MNC_API int mnc_conv3x3_c3(mnc_ctx* ctx, const float* d_in_nchw, const float* d_w_oihw, const float* d_bias,
                           float* d_out_c8, int H, int W, int Cout, int relu);
MNC_API int mnc_conv3x3(mnc_ctx* ctx, const float* d_in_c8, const float* d_w_packed, const float* d_bias,
                        float* d_out_c8, int H, int W, int Cin, int Cout, int relu);
MNC_API int mnc_pack_conv3x3_bf16x3(mnc_ctx* ctx, const float* d_oihw, void* d_packed, int Cout, int Cin);
MNC_API int mnc_conv3x3_bf16x3(mnc_ctx* ctx, const float* d_in_c8, const void* d_w_packed, const float* d_bias,
                               float* d_out_c8, int H, int W, int Cin, int Cout, int relu);
MNC_API int mnc_pack_conv3x3_wino(mnc_ctx* ctx, const float* d_oihw, float* d_packed, int Cout, int Cin);
MNC_API int mnc_conv3x3_wino(mnc_ctx* ctx, const float* d_in_c8, const float* d_w_packed, const float* d_bias, float* d_out_c8,
                             int H, int W, int Cin, int Cout, int relu);
MNC_API int mnc_conv3x3_wino_pool(mnc_ctx* ctx, const float* d_in_c8, const float* d_w_packed, const float* d_bias,
                                  float* d_out_pooled_c8, int H, int W, int Cin, int Cout, int relu);
MNC_API int mnc_pack_conv3x3_wino4(mnc_ctx* ctx, const float* d_oihw, float* d_packed, int Cout, int Cin);
MNC_API int mnc_conv3x3_wino4(mnc_ctx* ctx, const float* d_in_c8, const float* d_w_packed, const float* d_bias, float* d_out_c8,
                              int H, int W, int Cin, int Cout, int relu);
MNC_API int mnc_conv3x3_wino4_pool(mnc_ctx* ctx, const float* d_in_c8, const float* d_w_packed, const float* d_bias,
                                   float* d_out_pooled_c8, int H, int W, int Cin, int Cout, int relu);
MNC_API int mnc_maxpool2_c8(mnc_ctx* ctx, const float* d_in, float* d_out, int C, int H, int W);
MNC_API int mnc_conv1x1_to_nchw(mnc_ctx* ctx, const float* d_in_c8, const float* d_w, const float* d_bias,
                                float* d_out_nchw, int H, int W, int Cin, int Cout);
MNC_API int mnc_rpn_softmax(mnc_ctx* ctx, const float* d_score_nchw, float* d_prob_nchw, int A, int H, int W);
MNC_API int mnc_rpn_heads(mnc_ctx* ctx, const float* d_in_c8, const float* d_w, const float* d_bias, float* d_score_nchw,
                          float* d_prob_nchw, int H, int W, int Cin, int A);
MNC_API int mnc_roi_warp(mnc_ctx* ctx, const float* d_feat_c8, int C, int H, int W, const float* d_rois, int R,
                         int PH, int PW, float spatial_scale, int pool2, float* d_out_rhwc);
MNC_API int mnc_pack_conv_weights(mnc_ctx* ctx, const float* d_oihw, float* d_packed, int Cout, int Cin, int KH, int KW);
MNC_API int mnc_conv2d(mnc_ctx* ctx, const float* d_in_c8, const float* d_w_packed, const float* d_bias,
                       const float* d_residual_c8, float* d_out_c8, int H, int W, int Cin, int Cout, int KH, int KW, int stride,
                       int pad, int relu);
MNC_API int mnc_pack_conv_weights_f16(mnc_ctx* ctx, const float* d_oihw, void* d_packed, int Cout, int Cin, int KH, int KW);
MNC_API int mnc_conv2d_f16(mnc_ctx* ctx, const float* d_in_c8, const void* d_w_packed, const float* d_bias,
                           const float* d_residual_c8, float* d_out_c8, int H, int W, int Cin, int Cout, int KH, int KW,
                           int stride, int pad, int relu);
MNC_API int mnc_pack_conv1x1(mnc_ctx* ctx, const float* d_w, void* d_packed, int Cout, int Cin, int f16);
MNC_API int mnc_conv1x1(mnc_ctx* ctx, const float* d_in_c8, const void* d_w_packed, const float* d_bias,
                        const float* d_residual_c8, float* d_out_c8, int H, int W, int Cin, int Cout, int stride, int relu);
MNC_API int mnc_conv1x1_f16_pk(mnc_ctx* ctx, const void* d_in_pk, const void* d_w_packed, const float* d_bias,
                               const void* d_residual, void* d_out, int H, int W, int Cin, int Cout, int stride, int relu,
                               int res_packed, int out_packed);
MNC_API int mnc_conv_stem_c3(mnc_ctx* ctx, const float* d_in_nchw, const float* d_w_oihw, const float* d_bias, float* d_out_c8,
                             int H, int W, int Cout, int K, int stride, int pad, int relu);
MNC_API int mnc_conv_stem_c3_fmt(mnc_ctx* ctx, const float* d_in_nchw, const float* d_w_oihw, const float* d_bias, void* d_out,
                                 int H, int W, int Cout, int K, int stride, int pad, int relu, int out_packed);
MNC_API int mnc_pack_conv_stem_f16(mnc_ctx* ctx, const float* d_w_oihw, void* d_packed, int Cout, int K);
MNC_API int mnc_conv_stem_f16(mnc_ctx* ctx, const float* d_in_nchw, const void* d_w_packed, const float* d_bias, void* d_out, int H,
                              int W, int Cout, int K, int stride, int pad, int relu, int out_packed);
MNC_API int mnc_maxpool_c8(mnc_ctx* ctx, const float* d_in, float* d_out, int C, int H, int W, int K, int stride, int pad);
MNC_API int mnc_maxpool_c8_f16(mnc_ctx* ctx, const void* d_in, void* d_out, int C, int H, int W, int K, int stride, int pad);
MNC_API int mnc_add(mnc_ctx* ctx, const float* d_a, const float* d_b, float* d_out, size_t n, int relu);
MNC_API int mnc_prep_image(mnc_ctx* ctx, const unsigned char* d_bgr_hwc, int H, int W, const double* means_host,
                           const int* d_x0, const float* d_ax, int OW, const int* d_y0, const float* d_ay, int OH,
                           float* d_out_chw, int PH, int PW);
MNC_API int mnc_roi_pool(mnc_ctx* ctx, const float* d_feat_c8, int N, int C, int H, int W, const float* d_rois, int R,
                         int PH, int PW, float spatial_scale, float* d_out_rhwc);
MNC_API int mnc_maxpool2_rhwc(mnc_ctx* ctx, const float* d_in, float* d_out, int R, int PH, int PW, int C);
MNC_API int mnc_mask_resize(mnc_ctx* ctx, const float* d_in, float* d_out, int R, int IH, int IW, int OH, int OW);
MNC_API int mnc_mask_pool(mnc_ctx* ctx, const float* d_feat, const float* d_mask, float* d_out, int R, int PH,
                          int PW, int C, int pool2);
MNC_API int mnc_fc(mnc_ctx* ctx, const float* d_a, const float* d_w, const float* d_bias, float* d_out, int M,
                   int N, int K, int ldc, int act);
MNC_API int mnc_fc_pair(mnc_ctx* ctx, const float* d_a0, const float* d_w0, const float* d_bias0, float* d_out0, const float* d_a1,
                        const float* d_w1, const float* d_bias1, float* d_out1, int M, int N, int K, int ldc, int act);
MNC_API int mnc_pack_fc_bf16x3(mnc_ctx* ctx, const float* d_w, void* d_packed, int N, int K);
MNC_API int mnc_fc_bf16x3(mnc_ctx* ctx, const float* d_a, const void* d_w_packed, const float* d_bias, float* d_out, int M,
                          int N, int K, int ldc, int act);
MNC_API size_t mnc_conv3x3_lowp_weight_bytes(int mode, int Cout, int Cin);
MNC_API int mnc_pack_conv3x3_lowp(mnc_ctx* ctx, int mode, const float* d_oihw, void* d_packed, int Cout, int Cin);
MNC_API int mnc_conv3x3_lowp(mnc_ctx* ctx, int mode, const void* d_in_packed, const void* d_w_packed, const float* d_bias,
                             void* d_out_packed, float* d_out_c8, int H, int W, int Cin, int Cout, int relu);
MNC_API int mnc_conv3x3_lowp_pool(mnc_ctx* ctx, int mode, const void* d_in_packed, const void* d_w_packed, const float* d_bias,
                                  void* d_out_pooled_packed, int H, int W, int Cin, int Cout, int relu);
MNC_API int mnc_pack_conv3x3_f16(mnc_ctx* ctx, const float* d_oihw, void* d_packed, int Cout, int Cin);
MNC_API int mnc_pack_conv3x3_bf16(mnc_ctx* ctx, const float* d_oihw, void* d_packed, int Cout, int Cin);
MNC_API int mnc_conv3x3_bf16(mnc_ctx* ctx, const float* d_in_c8, const void* d_w_packed, const float* d_bias, float* d_out_c8,
                             int H, int W, int Cin, int Cout, int relu);
MNC_API int mnc_conv3x3_f16(mnc_ctx* ctx, const float* d_in_c8, const void* d_w_packed, const float* d_bias, float* d_out_c8,
                            int H, int W, int Cin, int Cout, int relu);
MNC_API int mnc_conv3x3_bf16x3_pk(mnc_ctx* ctx, const void* d_in, const void* d_w_packed, const float* d_bias, void* d_out,
                                  int H, int W, int Cin, int Cout, int relu, int in_packed, int out_packed);
MNC_API int mnc_conv3x3_f16_pk(mnc_ctx* ctx, const void* d_in, const void* d_w_packed, const float* d_bias, void* d_out,
                               int H, int W, int Cin, int Cout, int relu, int in_packed, int out_packed);
MNC_API int mnc_conv3x3_bf16_pk(mnc_ctx* ctx, const void* d_in, const void* d_w_packed, const float* d_bias, void* d_out,
                                int H, int W, int Cin, int Cout, int relu, int in_packed, int out_packed);
MNC_API int mnc_conv3x3_c3_fmt(mnc_ctx* ctx, const float* d_in_nchw, const float* d_w_oihw, const float* d_bias, void* d_out,
                               int H, int W, int Cout, int relu, int out_fmt);
MNC_API int mnc_maxpool2_c8_bf16x3(mnc_ctx* ctx, const void* d_in, void* d_out, int C, int H, int W);
MNC_API int mnc_maxpool2_c8_f16(mnc_ctx* ctx, const void* d_in, void* d_out, int C, int H, int W);
MNC_API int mnc_maxpool2_c8_bf16(mnc_ctx* ctx, const void* d_in, void* d_out, int C, int H, int W);
MNC_API int mnc_act_pack(mnc_ctx* ctx, const float* d_c8, void* d_packed, size_t n, int f16);
MNC_API int mnc_act_unpack(mnc_ctx* ctx, const void* d_packed, float* d_c8, size_t n, int f16);
MNC_API int mnc_pack_fc_f16(mnc_ctx* ctx, const float* d_w, void* d_packed, int N, int K);
MNC_API int mnc_pack_fc_bf16(mnc_ctx* ctx, const float* d_w, void* d_packed, int N, int K);
MNC_API int mnc_fc_bf16(mnc_ctx* ctx, const float* d_a, const void* d_w_packed, const float* d_bias, float* d_out, int M, int N,
                        int K, int ldc, int act);
MNC_API int mnc_fc_f16(mnc_ctx* ctx, const float* d_a, const void* d_w_packed, const float* d_bias, float* d_out, int M, int N,
                       int K, int ldc, int act);
MNC_API int mnc_fc_lowp_pair(mnc_ctx* ctx, int mode, const float* d_a0, const void* d_a_sm0, const float* d_a1, const void* d_a_sm1,
                             int m_stride, const void* d_w0, const void* d_w1, const float* d_bias0, const float* d_bias1,
                             float* d_out0, float* d_out1, int M, int N, int K, int ldc, int act, void* d_out_sm0, void* d_out_sm1,
                             int out_sm_fmt);
MNC_API int mnc_fc_pack_act(mnc_ctx* ctx, const float* d_a, void* d_a_sm, int M, int K, int f16);
MNC_API int mnc_fc_unpack_act(mnc_ctx* ctx, const void* d_a_sm, float* d_a, int M, int K, int fmt);
MNC_API int mnc_roi_warp_sm_only_ok(mnc_ctx* ctx, int C, int pool2, int* ok);
MNC_API int mnc_fc_f16_pre(mnc_ctx* ctx, const void* d_a_sm, int m_stride, const void* d_w_packed, const float* d_bias,
                           float* d_out, int M, int N, int K, int ldc, int act);
MNC_API int mnc_fc_bf16x3_pre(mnc_ctx* ctx, const void* d_a_sm, int m_stride, const void* d_w_packed, const float* d_bias,
                              float* d_out, int M, int N, int K, int ldc, int act);
MNC_API int mnc_fc_f16_ex(mnc_ctx* ctx, const float* d_a, const void* d_a_sm, int m_stride, const void* d_w_packed,
                          const float* d_bias, float* d_out, int M, int N, int K, int ldc, int act, void* d_out_sm, int out_sm_fmt);
MNC_API int mnc_fc_bf16x3_ex(mnc_ctx* ctx, const float* d_a, const void* d_a_sm, int m_stride, const void* d_w_packed,
                             const float* d_bias, float* d_out, int M, int N, int K, int ldc, int act, void* d_out_sm,
                             int out_sm_fmt);
MNC_API int mnc_fc_bf16_ex(mnc_ctx* ctx, const float* d_a, const void* d_a_sm, int m_stride, const void* d_w_packed,
                           const float* d_bias, float* d_out, int M, int N, int K, int ldc, int act, void* d_out_sm, int out_sm_fmt);
MNC_API int mnc_roi_warp_sm(mnc_ctx* ctx, const float* d_feat_c8, int C, int H, int W, const float* d_rois, int R, int PH, int PW,
                            float spatial_scale, int pool2, float* d_out_rhwc, void* d_sm, int sm_fmt);
MNC_API int mnc_maxpool2_rhwc_sm(mnc_ctx* ctx, const float* d_in, float* d_out, int R, int PH, int PW, int C, void* d_sm,
                                 int sm_fmt);
MNC_API int mnc_mask_pool_sm(mnc_ctx* ctx, const float* d_feat, const float* d_mask, float* d_out, int R, int PH, int PW, int C,
                             int pool2, void* d_sm, int sm_fmt);
MNC_API int mnc_box_mask_pool(mnc_ctx* ctx, const float* d_feat, const float* d_mask, float* d_box_out, float* d_mask_out, int R,
                              int PH, int PW, int C, void* d_box_sm, void* d_mask_sm, int sm_fmt);
MNC_API int mnc_box_mask_pool_ex(mnc_ctx* ctx, const float* d_feat, const void* d_feat_sm, int feat_sm_fmt, const float* d_mask,
                                 float* d_box_out, float* d_mask_out, int R, int PH, int PW, int C, void* d_box_sm, void* d_mask_sm,
                                 int sm_fmt);
MNC_API int mnc_softmax_rows(mnc_ctx* ctx, const float* d_in, float* d_out, int M, int N);
MNC_API int mnc_softmax_rows_ld(mnc_ctx* ctx, const float* d_in, int ld_in, float* d_out, int M, int N);
MNC_API int mnc_eltwise(mnc_ctx* ctx, const float* d_in, float* d_out, size_t count, int op);
MNC_API int mnc_copy2d(mnc_ctx* ctx, float* d_dst, int dst_ld, const float* d_src, int src_ld, int rows, int cols);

=-=-=

→ WORK REQUEST
Look above for the line with "MNC_API int mnc_maxpool_c8_f16(mnc_ctx*" and the line with "MNC_API int mnc_add(mnc_ctx*"; transcribe both and all lines in between, exactly, and nothing else.

→ SOLUTION TO THIS PROBLEM
MNC_API int mnc_maxpool_c8_f16(mnc_ctx* ctx, const void* d_in, void* d_out, int C, int H, int W, int K, int stride, int pad);
MNC_API int mnc_add(mnc_ctx* ctx, const float* d_a, const float* d_b, float* d_out, size_t n, int relu);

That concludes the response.